Pada metode ini besarnya PPN dihitung dari tarif dikalikan seluruh

penjumlahan nilai tambah, dengan syarat setiap Pengusaha Kena Pajak

harus mempunyai pembukuan yang tertib dan rinci atas biaya yang

dikeluarkan.

b. Substraction Method

Pada metode ini, PPN yang terutang dihitung dari tarif dikalikan selisih

antara harga penjualan dengan harga pembelian.

c. Credit Method

Metode ini hampir sama dengan substraction method. Pada credit method

ini harus dicari selisih antara pajak yang dibayar saat pembelian dengan

pajak yang dipungut saat penjualan. Pada metode kredit hasilnya lebih

akurat karena dimungkinkan pada komponen harga beli terdapat komponen

yang tidak terutang PPN. Dalam hal metode pengkreditan menggunakan

substraction method yang menghasilkan pajak atas nilai tambah secara tidak langsung, disebut indirect substraction method. Demikian pula penyebutan invoice method sebagai akibat dituntut alat bukti berupa faktur pajak (Tax Invoice).

7. Tarif PPN

Adapun Pajak Pertambahan Nilai menganut tarif tunggal yaitu 10%.
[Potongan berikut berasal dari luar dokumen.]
# tbrown122387/ssme

Measured on AMD Instinct MI355X. Metric: particle-steps/sec (NxT) univ-SVOL bootstrap filter; log-lik delta vs CPU ref, higher is better.
Workload: dtype f64

## Files before the change

ssme_amd/csrc/pf_api.hip:

```cpp
#include "../../include/ssme_pf.h"
#include "pf_kernels.h"
#include "lw_kernels.h"
#include "pf_small.h"
#include "lw_small.h"
#include "user_expect.h"
#include "forecast.h"
#include "smooth.h"
#include "series_history.h"
#include "handle_core.h"
#include "shard_driver.h"

#include <cmath>
#include <cstdio>
#include <cstdlib>
#include <chrono>
#include <cstring>
#include <new>
#include <string>
#include <vector>

using namespace ssme;

struct StepKernels { const void* fn[2][2][3]; const void* wide[2]; int nt; };

struct ssme_pf_s : HandleCore {
    ssme_pf_config cfg;
    StepKernels kern;
    bool params_set;
    int debug_anc, keep_logw;
    int graph_mode;
    double *l2_T, *l2_R;
    double* l2_work;
    int32_t *l2_lo, *l2_hi;
    int32_t* l2_ticket;
    int l2_tables;
    double* small_ms;
    double* yz_step;
    int32_t* ticket;
    int num_cus;
    int small_series;
    double y_step_v[3];
    double z_step_v[3];
    int dx, dy;
    int kcov, kz;
    int nt;
    double *sh_x[2], *sh_c[2], *sh_loc, *sh_tsum, *sh_tmax, *sh_winx, *sh_winc;
    int sh_path;
    double* x[2];
    double* cdf[2];
    double* tsum[2];
    double* tmax[2];
    double *logw, *scratchR;
    double *exp_part, *exp_out;
    double* wscratch;
    double *uexp_part, *uexp_out;
    double last_z;
    double last_zv[kMaxCov];
    double* fc_zfut;
    size_t fc_zfut_cap;
    double *gam, *pgam, *gtot;
    uint32_t* anc;
    FilterScalars* scal;
    ModelConst* mc;
    int cur;
    hipGraphExec_t gexec;
    int g_T, g_has_z, g_debug, g_logw, g_nt;
    FunctionalIds g_rec_fs;
    int g_rec_user;
    FunctionalIds rec_fs;
    int rec_user;
    double *traj, *utraj;
    int traj_cap, traj_n;
    int rec_T, rec_n, rec_nh;
    SeriesHistoryState hist;
    double* hist_x;
    uint32_t* hist_anc;
// ... 162 lines not shown
                hipMemcpy(hs.data(), g_stamps, hs.size() * 8, hipMemcpyDeviceToHost);
                FILE* f = fopen(getenv("SSME_STAMPS_DUMP"), "w");
                for (size_t i = 0; i < hs.size(); i += 16) { for (int k = 0; k < 16; ++k) fprintf(f, "%llu ", hs[i + k]); fprintf(f, "\n"); }
                fclose(f);
            }
        }
    }
#endif
    return a;
}

static int default_tile(int n_particles, int n_filters) {
    if (n_particles <= kTile) return kTile;
    const long R = n_filters;
    if (R * ((n_particles + kTileSmall - 1) / kTileSmall) <= 256) return kTileSmall;
    if (R * ((n_particles + kTileMid - 1) / kTileMid) <= 512) return kTileMid;
    return kTile;
}

template <class F>
static void with_model(int model, F&& f) {
    switch (model) {
        case SSME_MODEL_SVOL: f(std::integral_constant<int, MODEL_SVOL>{}); break;
        case SSME_MODEL_SVOL_LEVERAGE: f(std::integral_constant<int, MODEL_SVOL_LEVERAGE>{}); break;
#if SSME_HAS_USER_MODEL
        case SSME_MODEL_USER0: f(std::integral_constant<int, MODEL_USER0>{}); break;
#endif
        default: f(std::integral_constant<int, MODEL_LIN_GAUSS>{}); break;
    }
}

template <int MODEL, int NT, int TILE, bool BIG, bool WL2>
static void fill_rs(const void* (&fn)[3]) {
    fn[0] = reinterpret_cast<const void*>(&k_filter_step<MODEL, NT, BIG, TILE, -1, WL2>);
    fn[1] = reinterpret_cast<const void*>(&k_filter_step<MODEL, NT, BIG, TILE, 0, WL2>);
    fn[2] = reinterpret_cast<const void*>(&k_filter_step<MODEL, NT, BIG, TILE, 1, WL2>);
}
template <int MODEL, int NT, int TILE>
static void fill_step_kernels(StepKernels& k) {
    k.nt = NT;
    fill_rs<MODEL, NT, TILE, false, false>(k.fn[0][0]);
    fill_rs<MODEL, NT, TILE, false, true>(k.fn[0][1]);
    fill_rs<MODEL, NT, TILE, true, false>(k.fn[1][0]);
}
template <int MODEL>
static StepKernels step_kernels(int tile) {
    StepKernels k{};
    if (tile == kTileSmall) fill_step_kernels<MODEL, 256, kTileSmall>(k);
    else if (tile == kTileMid) fill_step_kernels<MODEL, 512, kTileMid>(k);
    else {
        fill_step_kernels<MODEL, 512, kTile>(k);
        k.wide[0] = reinterpret_cast<const void*>(&k_filter_step<MODEL, 256, false, kTile, -1>);
        k.wide[1] = reinterpret_cast<const void*>(&k_filter_step<MODEL, 1024, false, kTile, -1>);
    }
    return k;
}
static hipError_t grant_step_lds(const ssme_pf_s* h) {
    hipError_t e = hipSuccess;
    for (int big = 0; big < 2; ++big)
        for (int wl2 = 0; wl2 < 2; ++wl2)
            for (const void* fn : h->kern.fn[big][wl2])
                if (fn && e == hipSuccess) e = grant_lds(fn, big ? h->lds_bytes_big : h->lds_bytes, h->cfg.device);
    for (const void* fn : h->kern.wide)
        if (fn && e == hipSuccess) e = grant_lds(fn, h->lds_bytes, h->cfg.device);
    return e;
}
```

Dengan Peraturan Pemerintah, tarif PPN dapat diubah menjadi

serendah-rendahnya 5% dan setinggi-tingginya 15%. Sedangkan tarif PPN atas ekspor

Barang Kena Pajak adalah 0%. Pengenaan tarif 0%, ini bukan berarti

pembebasan dari pengenaan Pajak Pertambahan Nilai akan tetapi pajak

masukan yang telah dibayar dari barang yang diekspor tetap dapat

dikreditkan.

Namun, saat ini yang berlaku adalah PPN dengan tarif 10% untuk

seluruh barang atau jasa yang dikenakan pajak. jadi, PPN ini mengandung

unsur objektif artinya dalam pengenaan pajaknya tidak memperhatikan

keadaan diri wajib pajak atau semua wajib pajak dikenakan pajak yang sama.

Untuk menentukan besarnya PPN terutang dihitung dengan mengalikan tarif

pajak (10%) dengan Dasar Pengenaan Pajak (DPP).